RNAscope® assay is an innovative and proprietary RNA in situ hybridization (ISH) assay based on ACD's patented technology with signal amplification and simultaneous background noise suppression. Unique to this technology, RNAscope® assay delivers quantitative, sensitive and specific molecular detection of RNA species on a cell-by-cell basis with morphological context in a single assay. This enables researchers to visualize which genes are expressed, localize where they are expressed, and quantify the level of expression, thus making it ideal tool to complement technologies like IHC, qPCR or NGS. Our recent development, the BaseScope™ assay, now enables detection of any short RNA targets and exon junctions.
This webinar is targeted towards new and intermediate RNA ISH or IHC users. It is intended to be an introduction and does not require previous training.
This webinar will include the following topics:
De-paraffinization is performed to ensure complete removal of the paraffin from FFPE samples to allow for the probes to penetrate the target RNA after adequate pretreatment.
RNAscope H2O2 step is performed during the RNAscope assay to block endogenous peroxidase enzyme activity to prevent hazy background after detection.Note: Pretreatment 1 refers to RNAscope H2O2 reagent and is the first pretreatment perfomed on your samples for Chromogenic assays.
Target Retrieval step is a heat induced epitope retrieval method that is necessary to reverse the cross-linking caused by the formalin fixation step. Note: Pretreatment 2 refers to Target Retrieval reagent.For an alternative steamer protocol refer to the appendix of User Manual Part 2 Brown and Red.
Protease Plus is a broad spectrum protease that is intended to permeabilize the samples adequately to allow the probes to reach the target mRNA.Note : Pretreament 3 refers to Protease Plus reagent.
ACD provides properietary double "ZZ" oligo probes designed to hybridize to your specific RNA target
RNAscope detection reagents amplify hybridization signals via sequential hybridization of amplifiers.
Chromogenic detection is based on the enzyme substrate reaction which leads to the formation of an insoluble precipitate visualized in the form of punctate dots for the RNAscope assay.
Hematoxylin staining is a counterstain used to provide a contrast to better visualize the signal and to observe the morphology of the sample and identify the localization of the signal.
The tissue dehydration step after the counterstaining step results in removal of excess moisture which provides better tissue morphology and preservation of the signal.
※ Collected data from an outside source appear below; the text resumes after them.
# georgeliu233/STrajNet

Hardware: AMD Instinct MI355X
Metric: scenes/sec (fwd+bwd, 256x256 grids) (higher is better)
Workload: dtype bf16; 1 GPU; STrajNet cfg-256 train step (fwd+OGMFlow_loss+bwd+Nadam), batch 8/GPU, 8 waypoints, obs+occ+flow heads, fg_msa+fg, random-init weights; global_batch=8, grid=256x256x11, parallelism=dp1, hipgraph=True, concurrent_branch_streams=True, optimizer_in_step=True, settle_steps=40

## Files before the change

include/strajnet_hip.h:

```cpp
#ifndef STRAJNET_HIP_H
#define STRAJNET_HIP_H
#include <hip/hip_runtime_api.h>
#ifdef __cplusplus
extern "C" {
#endif

enum stj_status { STJ_OK = 0, STJ_EINVAL = -1, STJ_ELAUNCH = -2, STJ_EUNSUPPORTED = -3 };
enum stj_dtype { STJ_F32 = 0, STJ_BF16 = 1, STJ_F16 = 2 };
enum stj_act { STJ_ACT_NONE = 0, STJ_ACT_GELU = 1, STJ_ACT_ELU = 2 };
enum stj_unary { STJ_U_GELU = 1, STJ_U_ELU = 2, STJ_U_TANH_SCALE = 3 };

const char* stj_last_error(void);
int stj_abi_version(void);

int stj_gemm(const void* A, const void* B, void* C, const float* bias, const void* res, float* colsum,
             int M, int N, int K, int nb1, int nb2,
             long long sAb1, long long sAb2, long long sAm, long long sAk,
             long long sBb1, long long sBb2, long long sBk, long long sBn,
             long long sCb1, long long sCb2, long long ldc,
             long long sBias1, long long sBias2, long long sRes1, long long sRes2, long long ldres,
             int act, float alpha, int dtype, int c_f32, int accumulate, int splitk,
             int nkb, long long sAkb, long long sBkb, void* group, hipStream_t stream);
long long stj_gemm_group_workspace_bytes(void);
int stj_gemm_group_begin(void* group);
int stj_gemm_group_end(void* group, hipStream_t stream);
typedef struct stj_wgrad_job {
  const void* x; const void* dy; float* dw; float* db;
  int rows, cin, cout, nb1, nb2;
  long long ldx, lddy, lddw;
  long long sx1, sx2, sdy1, sdy2, sdw1, sdw2, sdb1, sdb2;
} stj_wgrad_job;
int stj_wgrad_job_supported(const stj_wgrad_job* job, int dtype);
int stj_wgrad_group(const stj_wgrad_job* jobs, int njobs, int dtype, int wg_budget, hipStream_t stream);
int stj_colsum(const void* X, float* out, int M, int N, long long ld, int dtype, hipStream_t stream);
int stj_cast(const void* src, int sdtype, void* dst, int ddtype, long long n, hipStream_t stream);

int stj_unary_fwd(const void* x, void* y, long long n, int op, float p0, int dtype, hipStream_t stream);
int stj_unary_bwd(const void* dy, const void* saved, void* dx, long long n, int op, float p0, int dtype, hipStream_t stream);
int stj_maxpool_fwd(const void* x, void* y, int* idx, long long outer, int Tn, int C, int dtype, hipStream_t stream);
int stj_maxpool_bwd(const void* dy, const void* x, const void* y, void* dx, long long outer, int Tn, int C, int dtype, hipStream_t stream);

int stj_layernorm_fwd(const void* x, const float* gamma, const float* beta, void* y, float* mean, float* rstd,
                      long long rows, int C, float eps, int gather_res, int C0, long long group_rows, int ngroups,
                      long long gstride, int dtype, hipStream_t stream);
int stj_layernorm_res_fwd(const void* x, const float* gamma, const float* beta, const void* res, void* y, float* mean,
                          float* rstd, long long rows, int C, float eps, long long group_rows, int ngroups,
                          long long gstride, int dtype, hipStream_t stream);
int stj_layernorm_bwd(const void* dy, const void* x, const float* gamma, const float* mean, const float* rstd,
// ... 34 lines not shown
long long stj_xattn_pack_workspace_bytes(int dtype);
long long stj_xattn_pack_tail_workspace_bytes(int dtype);
int stj_xattn_pack(const float* wq, const float* wo, const float* w1, const float* w2, long long zstride, int Z, void* pack, int dtype,
                   hipStream_t stream);
int stj_xattn_fwd(const void* query, const void* k, const void* v, const int* kvalid, const void* pack, const float* bo,
                  const float* g1, const float* be1, const float* b1, const float* b2, const float* g2, const float* be2,
                  long long zstride, void* y, void* sq, void* so, void* sv1, void* su2, int Z, int B, int HW,
                  const long long* rng_state, int site_a, int site_1, int site_2, float p_drop, int dtype, hipStream_t stream);
long long stj_xattn_bwd_workspace_bytes(int Z, int B, int HW);
int stj_xattn_bwd(const void* dy, const void* query, const void* k, const void* v, const int* kvalid, const void* pack,
                  const float* g1, const float* be1, const float* b1, const float* g2, long long zstride, const void* sq,
                  const void* sv1, const void* su2, void* dquery, void* dk, void* dv, float* dkp, float* dvp, void* hd,
                  void* dpre, void* du2, void* n1, void* dv1, void* dq, float* dg1, float* dbe1, float* dbo, float* dg2,
                  float* dbe2, int Z, int B, int HW, const long long* rng_state, int site_a, int site_1, int site_2,
                  float p_drop, int dtype, hipStream_t stream);

int stj_softmax_fwd(const float* S, void* P, const int* qvalid, const int* kvalid, const float* bias,
                    long long batch, int H, int Nq, int Nk, int dtype, hipStream_t stream);
int stj_softmax_bwd(const void* P, const float* dP, void* dS, long long rows, int Nk, int dtype, hipStream_t stream);
int stj_small_attn_supported(int N, int H, int d, int dtype);
int stj_small_attn_fwd(const void* q, const void* k, const void* v, const int* qvalid, const int* kvalid, void* o, long long Bt, int N, int H,
                       int d, float scale, const long long* rng_state, int site, float p_drop, int dtype, hipStream_t stream);
int stj_small_attn_bwd(const void* q, const void* k, const void* v, const int* qvalid, const int* kvalid, const void* dO, void* dq, void* dk,
                       void* dv, long long Bt, int N, int H, int d, float scale, const long long* rng_state, int site, float p_drop, int dtype,
                       hipStream_t stream);
typedef struct stj_agent_weights {
  const float* e_wq; const float* e_wk; const float* e_wv;
  const float* e_wo;
  const float* e_ws;
  const float* i_wq; const float* i_wk; const float* i_wv;
// ... 187 lines not shown
```

strajnet_amd/csrc/wgrad_sk.hip:

```cpp
#include "common.h"
#include <stdlib.h>

namespace wsk {

constexpr int TW_ = 384;
constexpr int KU = 32;
constexpr int LDW = TW_ + 16;
constexpr int CHW = LDW / 8;
constexpr int MAXJ = 28;
template <int TN> struct Geo {
  static constexpr int TN_ = TN;
  static constexpr int NWV = TN == 96 ? 4 : 8;
  static constexpr int LDN = TN == 96 ? 112 : 240;
  static constexpr int CHN = LDN / 8;
  static constexpr int IMG_N = KU * LDN * 2;
  static constexpr int STAGE = KU * (LDN + LDW) * 2;
  static constexpr int NS = TN == 96 ? 4 : 3;
  static constexpr int SLOTS = STAGE / 1024 / NWV;
  static_assert(IMG_N % 1024 == 0 && STAGE % (1024 * NWV) == 0 && LDN % 16 == 0 && (LDN / 16) % 2 == 1 && LDN >= TN + 8, "whole DMA instructions, conflict-free stride");
};

struct Job {
  const void* nar; const void* wid; float* C; float* cs;
  long long nb1s, nb2s, wb1s, wb2s, cb1s, cb2s, sb1s, sb2s;
  int ld_nar, ld_wid, ldc;
  int n_nar, n_wid;
  int t_nar, t_wid;
  int ku;
  int nb2;
  int ustart;
};
struct Desc {
  Job job[MAXJ];
  int n0, n, total0, total1;
  int g0;
};
static_assert(sizeof(Desc) <= 4096, "kernarg segment");

struct Seg {
  const char* pn; const char* pw;
  float* C; float* cs;
  int stepn, stepw;
  int ldnb, ldwb;
  int vn, vw;
  int ldc;
  int k0, k1;
};

typedef const __attribute__((address_space(4))) Desc* KD;
struct KL { KD kd; int jb, je; };

template <bool SWAP, int TN_>
__device__ __forceinline__ Seg decode(const KL& kl, int u, int uend) {
  KD kd = kl.kd;
  int j = kl.jb;
  while (j + 1 < kl.je && u >= kd->job[j + 1].ustart) ++j;
  const int local = u - kd->job[j].ustart;
  const int ku = kd->job[j].ku, t_nar = kd->job[j].t_nar, t_wid = kd->job[j].t_wid, nb2 = kd->job[j].nb2;
  const int k = local % ku;
  int t = local / ku;
  const int tn = t % t_nar; t /= t_nar;
  const int tw = t % t_wid;
  const int z = t / t_wid;
  const long long z1 = z / nb2, z2 = z % nb2;
  Seg s;
  const int ld_nar = kd->job[j].ld_nar, ld_wid = kd->job[j].ld_wid;
  s.ldnb = ld_nar * 2; s.ldwb = ld_wid * 2;
  s.stepn = KU * s.ldnb; s.stepw = KU * s.ldwb;
  s.pn = reinterpret_cast<const char*>(kd->job[j].nar) + (z1 * kd->job[j].nb1s + z2 * kd->job[j].nb2s + tn * TN_) * 2;
  s.pw = reinterpret_cast<const char*>(kd->job[j].wid) + (z1 * kd->job[j].wb1s + z2 * kd->job[j].wb2s + tw * TW_) * 2;
  s.vn = min(TN_, kd->job[j].n_nar - tn * TN_);
  s.vw = min(TW_, kd->job[j].n_wid - tw * TW_);
  s.ldc = kd->job[j].ldc;
  float* C = kd->job[j].C + z1 * kd->job[j].cb1s + z2 * kd->job[j].cb2s;
  float* cs = kd->job[j].cs;
  if (SWAP) {
    s.C = C + (long long)tw * TW_ * s.ldc + tn * TN_;
    s.cs = (cs && tw == 0) ? cs + z1 * kd->job[j].sb1s + z2 * kd->job[j].sb2s + tn * TN_ : nullptr;
  } else {
    s.C = C + (long long)tn * TN_ * s.ldc + tw * TW_;
    s.cs = (cs && tn == 0) ? cs + z1 * kd->job[j].sb1s + z2 * kd->job[j].sb2s + tw * TW_ : nullptr;
  }
  s.k0 = k;
  s.k1 = min(ku, k + (uend - u));
  return s;
}

// ... 115 lines not shown
#pragma unroll
    for (int j = 0; j < 12; ++j) bw[j] = read_tr(aW + st + j * 32, aW + st + j * 32 + 16 * LDW * 2);
#pragma unroll
    for (int a = 0; a < FA; ++a)
#pragma unroll
      for (int b = 0; b < FB; ++b) acc[a][b] = SWAP ? Mma<T>::mma(bw[a], an[b], acc[a][b]) : Mma<T>::mma(an[a], bw[b], acc[a][b]);
    if (S.cs && cs_wave) {
#pragma unroll
      for (int j = 0; j < NCS; ++j) csum[j] = frag_sum<T>(csum[j], SWAP ? an[j] : bw[j]);
    }
    ++ck;
    if (ck == S.k1) {
      asm volatile("s_waitcnt vmcnt(0)" ::: "memory");
      landed = lu - cu - 1;
      const int ldc = S.ldc;
      const int vr = SWAP ? S.vw : S.vn, vc = SWAP ? S.vn : S.vw;
      float* Cl = S.C + (long long)(row0 + 4 * g) * ldc + col0 + p;
#pragma unroll
      for (int a = 0; a < FA; ++a)
#pragma unroll
        for (int r = 0; r < 4; ++r) {
          const bool rok = row0 + 16 * a + 4 * g + r < vr;
#pragma unroll
          for (int b = 0; b < FB; ++b)
            if (rok && col0 + 16 * b + p < vc) atomicAdd(Cl + (long long)(16 * a + r) * ldc + 16 * b, acc[a][b][r]);
        }
      if (S.cs && cs_wave) {
#pragma unroll
        for (int j = 0; j < NCS; ++j) {
          float v = csum[j];
          v += __shfl_xor(v, 16, 64); v += __shfl_xor(v, 32, 64);
// ... 18 lines not shown
  KD kd = (KD)__builtin_amdgcn_kernarg_segment_ptr();
  const int g0 = kd->g0, w = blockIdx.x;
  if (w < g0) {
    const int total = kd->total0;
    const int u0 = (int)((long long)total * w / g0), u1 = (int)((long long)total * (w + 1) / g0);
    if (u0 < u1) body<T, false, TN>(KL{kd, 0, kd->n0}, u0, u1, ring);
  } else {
    const int total = kd->total1, g1 = gridDim.x - g0, w1 = w - g0;
    const int u0 = (int)((long long)total * w1 / g1), u1 = (int)((long long)total * (w1 + 1) / g1);
    if (u0 < u1) body<T, true, TN>(KL{kd, kd->n0, kd->n}, u0, u1, ring);
  }
}

}

static bool wsk_supported(const stj_wgrad_job& j, int dtype) {
  if (!stj_is16(dtype)) return false;
  if (j.rows <= 0 || j.rows % wsk::KU || j.cin <= 0 || j.cout <= 0 || j.cin % 8 || j.cout % 8 || j.nb1 <= 0 || j.nb2 <= 0) return false;
  if (((uintptr_t)j.x | (uintptr_t)j.dy) % 16) return false;
  if (j.ldx % 8 || j.lddy % 8 || j.sx1 % 8 || j.sx2 % 8 || j.sdy1 % 8 || j.sdy2 % 8) return false;
  if (j.ldx < j.cin || j.lddy < j.cout || j.lddw < j.cout) return false;
  if (j.ldx > (1 << 24) || j.lddy > (1 << 24) || j.lddw > (1 << 24)) return false;
  return true;
}

extern "C" int stj_wgrad_job_supported(const stj_wgrad_job* job, int dtype) { return job && wsk_supported(*job, dtype) ? 1 : 0; }
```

The final step in RNAscope after staining requires the use of mounting media to adhere a coverslip to tissue section or cell smear. This helps protect the sample and the staining from physical damage and helps improve the clarity and contrast of an image during microscopy.
Please contact us directly , by phone or email, for any technical assistance with RNAscope® assay or relevant products.
Complete one of the two forms below and we will get back to you.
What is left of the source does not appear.